> [TASK REQUIREMENTS] After finding the line with "const uint32_t mid" in the data below, set down exactly each line through the one with "unsigned long long took = 0ull;", inclusive, and stop there.

> [TASK INPUT]

template <int NQ, bool SEG = false>
__device__ __forceinline__ void
blend_backward_wave(const Camera& cam, uint32_t lastg, int tile, int w, v2u range, const uint64_t* __restrict__ act,
                    size_t act_stride, const uint32_t* __restrict__ act_count, const Splat* __restrict__ splats,
                    const float* __restrict__ bg, const float* __restrict__ final_T, const uint32_t* __restrict__ n_contrib,
                    const float* __restrict__ dL_dpix, float* __restrict__ grad_accum, const BwdSegment seg = BwdSegment{})
{
    static_assert(!SEG || NQ == 1, "segments are per quad");
    const int lane = threadIdx.x & 63;
    const int tx = tile % cam.gx, ty = tile / cam.gx;
    const int list_id = NQ == 4 ? 4 : w;
    const size_t HW = (size_t)cam.H * cam.W;
    const float bg0 = bg[0], bg1 = bg[1], bg2 = bg[2];

    PixBwd p[NQ];
    uint32_t wmax = 0;
    float ld_T[NQ], ld_g[NQ][3];
    uint32_t ld_n[NQ];
    bool in_img[NQ];
#pragma unroll
    for (int k = 0; k < NQ; ++k) {
        const int quad = NQ == 4 ? k : w;
        const int px = tx * TILE + (quad & 1) * 8 + (lane & 7);
        const int py = ty * TILE + (quad >> 1) * 8 + (lane >> 3);
        in_img[k] = px < cam.W && py < cam.H;
        const size_t pix = in_img[k] ? (size_t)py * cam.W + px : 0;
        p[k].pxf = (float)px, p[k].pyf = (float)py;
        ld_T[k] = final_T[pix], ld_n[k] = n_contrib[pix];
        ld_g[k][0] = dL_dpix[pix], ld_g[k][1] = dL_dpix[HW + pix], ld_g[k][2] = dL_dpix[2 * HW + pix];
    }
    float4 ck_start = make_float4(0.f, 0.f, 0.f, 0.f), ck_end = ck_start;
    if (SEG && seg.start) ck_start = seg.start[lane], ck_end = seg.end_state[lane];
#pragma unroll
    for (int k = 0; k < NQ; ++k) {
        const float Tf = in_img[k] ? ld_T[k] : 0.0f;
        p[k].T = Tf;
        p[k].g0 = in_img[k] && (ld_n[k] >> 29 & 1u) ? ld_g[k][0] : 0.0f;
        p[k].g1 = in_img[k] && (ld_n[k] >> 30 & 1u) ? ld_g[k][1] : 0.0f;
        p[k].g2 = in_img[k] && (ld_n[k] >> 31 & 1u) ? ld_g[k][2] : 0.0f;
        p[k].S = Tf * (bg0 * p[k].g0 + bg1 * p[k].g1 + bg2 * p[k].g2);
        if (SEG && seg.start) {
            p[k].T = __builtin_fabsf(ck_start.x);
            p[k].S = __builtin_fmaf(p[k].g0, ck_end.y - ck_start.y,
                                    __builtin_fmaf(p[k].g1, ck_end.z - ck_start.z, __builtin_fmaf(p[k].g2, ck_end.w - ck_start.w, p[k].S)));
        }
        p[k].last_contributor = in_img[k] ? (ld_n[k] & 0x0FFFFFFFu) : 0u;
        wmax = max(wmax, p[k].last_contributor);
    }
#pragma unroll
    for (int d = 32; d >= 1; d >>= 1) wmax = max(wmax, (uint32_t)__shfl_xor((int)wmax, d, 64));
    wmax = __builtin_amdgcn_readfirstlane(wmax);
    if (wmax == 0) return;
    const bool b3 = lane & 8;
    const int half_row = lane >> 3;
    const int slot_in_row[4] = {0, 2, 1, 3};
    const int slot_of_lane = lane == 63 ? 8 : ((lane & 7) == 0 ? slot_in_row[half_row >> 1] + 4 * (half_row & 1) : -1);

    uint32_t n = SEG ? seg.hi - seg.lo : ((const_u32p)act_count)[tile * NUM_LISTS + list_id];
    if (n == 0) return;
    const uint64_t* first = act + (size_t)list_id * act_stride + range.x + (SEG ? seg.lo : 0u);
    if (SEG && (uint32_t)(((const_u64p)first)[0] >> 32) > wmax) return;
    if ((uint32_t)(((const_u64p)first)[n - 1] >> 32) > wmax) {
        uint32_t lo = 0, hi = n - 1;
        while (lo < hi) {
            const uint32_t mid = (lo + hi) >> 1;
            if ((uint32_t)(((const_u64p)first)[mid] >> 32) <= wmax) lo = mid + 1; else hi = mid;
        }
        n = lo;
        if (n == 0) return;
    }
    const uint64_t* top = first + n;

    auto backward_entry = [&](const SplatRec& s, uint32_t val, uint32_t pos1) {
        if (pos1 > wmax) return;
        float v[9] = {0.f, 0.f, 0.f, 0.f, 0.f, 0.f, 0.f, 0.f, 0.f};
        unsigned long long took = 0ull;
        if constexpr (NQ == 4) {
#pragma unroll
            for (int r = 0; r < 2; ++r) {
                if (((val >> (GID_BITS + 2 * r)) & 3u) == 0u) continue;
                const float dy = s.y - p[2 * r].pyf, bdy = s.B * dy, cdy = s.C * dy, q = __builtin_fmaf(-cdy, cdy, s.L);
                if ((val >> (GID_BITS + 2 * r)) & 1u) took |= bwd_pixel(s, pos1, p[2 * r], dy, bdy, q, v);
                if ((val >> (GID_BITS + 2 * r + 1)) & 1u) took |= bwd_pixel(s, pos1, p[2 * r + 1], dy, bdy, q, v);
            }
        } else {
            const float dy = s.y - p[0].pyf, bdy = s.B * dy, cdy = s.C * dy, q = __builtin_fmaf(-cdy, cdy, s.L);
            took = bwd_pixel(s, pos1, p[0], dy, bdy, q, v);
        }
        if (took == 0ull) return;
        const float s0 = swap_add<32>(v[0], v[1]), s1 = swap_add<32>(v[2], v[3]);
        const float s2 = swap_add<32>(v[4], v[5]), s3 = swap_add<32>(v[6], v[7]);
        const float t0 = swap_add<16>(s0, s1), t1 = swap_add<16>(s2, s3);
        float y = pair_step<DPP_ROW_ROR8>(t0, t1, b3);
        y += dpp_mov<DPP_ROW_HALF_MIRROR>(y);
        y += dpp_mov<DPP_QUAD_XOR2>(y);
        y += dpp_mov<DPP_QUAD_XOR1>(y);
        float vb = v[8] + dpp_mov<DPP_QUAD_XOR1>(v[8]);
        vb += dpp_mov<DPP_QUAD_XOR2>(vb);
        vb += dpp_mov<DPP_ROW_HALF_MIRROR>(vb);
        vb += dpp_mov<DPP_ROW_MIRROR>(vb);
        asm("s_nop 1\n\tv_add_f32_dpp %0, %0, %0 row_bcast:15 row_mask:0xa bank_mask:0xf" : "+v"(vb));
        asm("s_nop 1\n\tv_add_f32_dpp %0, %0, %0 row_bcast:31 row_mask:0xc bank_mask:0xf" : "+v"(vb));
        if (slot_of_lane >= 0) atomicAdd(grad_accum + (size_t)(val & GID_MASK) * 12u + slot_of_lane, lane == 63 ? vb : y);
    };

    v4u eA = load_pair(top - 2, 0);
    SplatRec rA0 = load_rec(splats, eA.z, lastg), rA1 = load_rec(splats, eA.x, lastg);
    v4u eB = load_pair(top - 4, 0);
    for (uint32_t j = 0; j < n; j += 4) {
        __builtin_amdgcn_s_waitcnt(0xC07F);
        const SplatRec rB0 = load_rec(splats, eB.z, lastg), rB1 = load_rec(splats, eB.x, lastg);
        const v4u eA2 = load_pair(top - 6 - j, 0);
        backward_entry(rA0, eA.z, eA.w);
        if (j + 1 < n) backward_entry(rA1, eA.x, eA.y);
        if (j + 2 >= n) break;
        rA0 = load_rec(splats, eA2.z, lastg), rA1 = load_rec(splats, eA2.x, lastg);
        const v4u eB2 = load_pair(top - 8 - j, 0);
        backward_entry(rB0, eB.z, eB.w);
        if (j + 3 < n) backward_entry(rB1, eB.x, eB.y);
        eA = eA2, eB = eB2;
    }
}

> [WRITTEN ANSWER]
            const uint32_t mid = (lo + hi) >> 1;
            if ((uint32_t)(((const_u64p)first)[mid] >> 32) <= wmax) lo = mid + 1; else hi = mid;
        }
        n = lo;
        if (n == 0) return;
    }
    const uint64_t* top = first + n;

    auto backward_entry = [&](const SplatRec& s, uint32_t val, uint32_t pos1) {
        if (pos1 > wmax) return;
        float v[9] = {0.f, 0.f, 0.f, 0.f, 0.f, 0.f, 0.f, 0.f, 0.f};
        unsigned long long took = 0ull;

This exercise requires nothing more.